A documentação visual desses eventos é fundamental para a pesquisa. A fotografia do astronauta ISS074-E-582898, que capturou parte desses fenômenos, foi adquirida em 10 de maio de 2026. A imagem foi registrada com uma câmera digital Nikon Z9, utilizando uma distância focal de 560 milímetros, proporcionando detalhes de alta resolução da superfície da geleira e dos icebergs.

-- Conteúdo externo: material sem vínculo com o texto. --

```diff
@@ -1099,9 +1108,8 @@
         auto *cur = (unsigned long long *)c.ws.get(Workspace::SPEC_CUR, nb * 8);
         HIP_CHECK(hipMemcpyAsync(cur, bstart, nb * 8, hipMemcpyDeviceToDevice, c.stream));
         HIP_CHECK(hipMemsetAsync(&c.small->spec_ovf, 0, 4, c.stream));
-        msd_partition_kernel<L, false><<<dim3((unsigned)xcd_grid(tiles)), dim3(MSD_BLOCK), 0, c.stream>>>(
-            *keys, *alt, nullptr, nullptr, n, nbits, bb, bp, cur, 1, (const unsigned long long *)(bstart + 1),
-            &c.small->spec_ovf, nullptr);
+        launch_msd_partition<L, false>(c, tiles, *keys, *alt, nullptr, nullptr, n, nbits, bb, bp, cur, 1,
+                                       (const unsigned long long *)(bstart + 1), &c.small->spec_ovf, nullptr);
         HIP_CHECK(hipGetLastError());
         const uint64_t ntv = C / TILE;
         uint32_t *tv = (uint32_t *)c.ws.get(Workspace::SPEC_MID_TV, std::max<uint64_t>(ntv, 1) * 4);
@@ -1191,9 +1199,8 @@
         HIP_CHECK(hipMemcpyAsync(cur, bstart, nbuckets * 8, hipMemcpyDeviceToDevice, c.stream));
         EventTimer tm(c.stream);
         tm.mark();
-        msd_partition_kernel<L, COUNTED><<<dim3((unsigned)xcd_grid(ltiles)), dim3(MSD_BLOCK), 0, c.stream>>>(
-            *keys, *alt, COUNTED ? *vals : nullptr, COUNTED ? *valt : nullptr, npos, nbits, bb, bp, cur, 1, nullptr,
-            nullptr, tv);
+        launch_msd_partition<L, COUNTED>(c, ltiles, *keys, *alt, COUNTED ? *vals : nullptr, COUNTED ? *valt : nullptr, npos,
+                                         nbits, bb, bp, cur, 1, nullptr, nullptr, tv);
         HIP_CHECK(hipGetLastError());
         if (g1) c.gap1_n = 0, c.gap1_tv = nullptr, c.gap1_lo = c.gap1_hi = 0;
         tm.mark();
diff --git a/projects2014-metagenome_amd/csrc/msd_sort.hpp b/projects2014-metagenome_amd/csrc/msd_sort.hpp
--- a/projects2014-metagenome_amd/csrc/msd_sort.hpp
+++ b/projects2014-metagenome_amd/csrc/msd_sort.hpp
@@ -182,21 +182,24 @@
     }
 }
 
-template <int L, bool HAS_VAL, int BLOCK = MSD_BLOCK, bool NT = false>
-__global__ __launch_bounds__(BLOCK) void msd_partition_kernel(
+constexpr unsigned long long RUN_REFUSED = 1ull << 63;
+
+template <int L, bool HAS_VAL, int BLOCK = MSD_BLOCK, bool NT = false, int ITEMS_ = MsdTraits<L>::ITEMS>
+__global__ __launch_bounds__(BLOCK) __attribute__((amdgpu_waves_per_eu(BLOCK == 1024 && ITEMS_ <= 8 ? 8 : 1)))
+void msd_partition_kernel(
     const Key<L> *__restrict__ kin, Key<L> *__restrict__ kout, const uint32_t *__restrict__ vin,
     uint32_t *__restrict__ vout, uint64_t n, unsigned nbits, unsigned b, unsigned bp,
     unsigned long long *__restrict__ cursor, unsigned cstride = 1,
     const unsigned long long *__restrict__ bend = nullptr, uint32_t *__restrict__ povf = nullptr,
     const uint32_t *__restrict__ tvalid = nullptr) {
-    constexpr int ITEMS = MsdTraits<L>::ITEMS;
+    constexpr int ITEMS = ITEMS_;
     constexpr int TILE = ITEMS * BLOCK;
     constexpr int WMAX = MSD_WIN << 8;
     __shared__ Key<L> s_keys[TILE];
     __shared__ uint32_t s_vals[HAS_VAL ? TILE : 1];
     __shared__ uint32_t s_cnt[WMAX];
     __shared__ uint32_t s_loff[WMAX];
-    __shared__ unsigned long long s_gbase[WMAX];
+    __shared__ unsigned long long s_delta[WMAX];
     __shared__ uint32_t s_scan[BLOCK / 64 + 1];
 
     const uint32_t tid = threadIdx.x;
@@ -255,10 +258,12 @@
     uint32_t total;
     uint32_t off = block_exclusive_sum<BLOCK>(sum, s_scan, &total);
     unsigned long long gq[PER], be[PER];
+    uint32_t lo[PER];
 #pragma unroll
     for (int q = 0; q < PER; ++q) {
         const uint32_t i = tid * PER + q;
         gq[q] = 0, be[q] = 0;
+        lo[q] = off;
         if (i < wsize) {
             s_loff[i] = off;
             if (c[q]) {
@@ -285,17 +290,18 @@
             unsigned long long gb = gq[q];
             if (bend && c[q] && gb + c[q] > be[q]) {
                 *povf = 1u;
-                gb = ~0ull;
-            }
-            s_gbase[i] = gb;
+                s_delta[i] = RUN_REFUSED;
+            } else {
+                s_delta[i] = gb - lo[q];
+            }
         }
     }
     __syncthreads();
     for (uint32_t p = tid; p < total; p += BLOCK) {
         const Key<L> key = s_keys[p];
-        const uint32_t lb = key_prefix(key, nbits, b) - wbase;
-        if (bend && s_gbase[lb] == ~0ull) continue;
-        const uint64_t o = s_gbase[lb] + (p - s_loff[lb]);
+        const unsigned long long d = s_delta[key_prefix(key, nbits, b) - wbase];
+        if (d == RUN_REFUSED) continue;
+        const uint64_t o = p + d;
         store_key(kout + o, key, NT);
         if (HAS_VAL) vout[o] = s_vals[p];
     }
```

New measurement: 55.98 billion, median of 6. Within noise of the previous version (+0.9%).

O colapso do terminal de geleiras, como o observado no Glaciar Mayo, na Argentina, em fevereiro de 2026, representa um padrão familiar na região patagônica, indicando que o comportamento da geleira Tyndall não é um evento isolado. Observações anteriores, como as do Glaciar Tyndall em abril de 2023, já apontavam para um retiro significativo e processos de parto de icebergs. O Observatório da Terra da NASA tem acompanhado o movimento do gelo na Patagônia desde 2007, com registros específicos sobre o Glaciar Tyndall em 2007 e 2017, consolidando um histórico de monitoramento que contextualiza as mudanças atuais.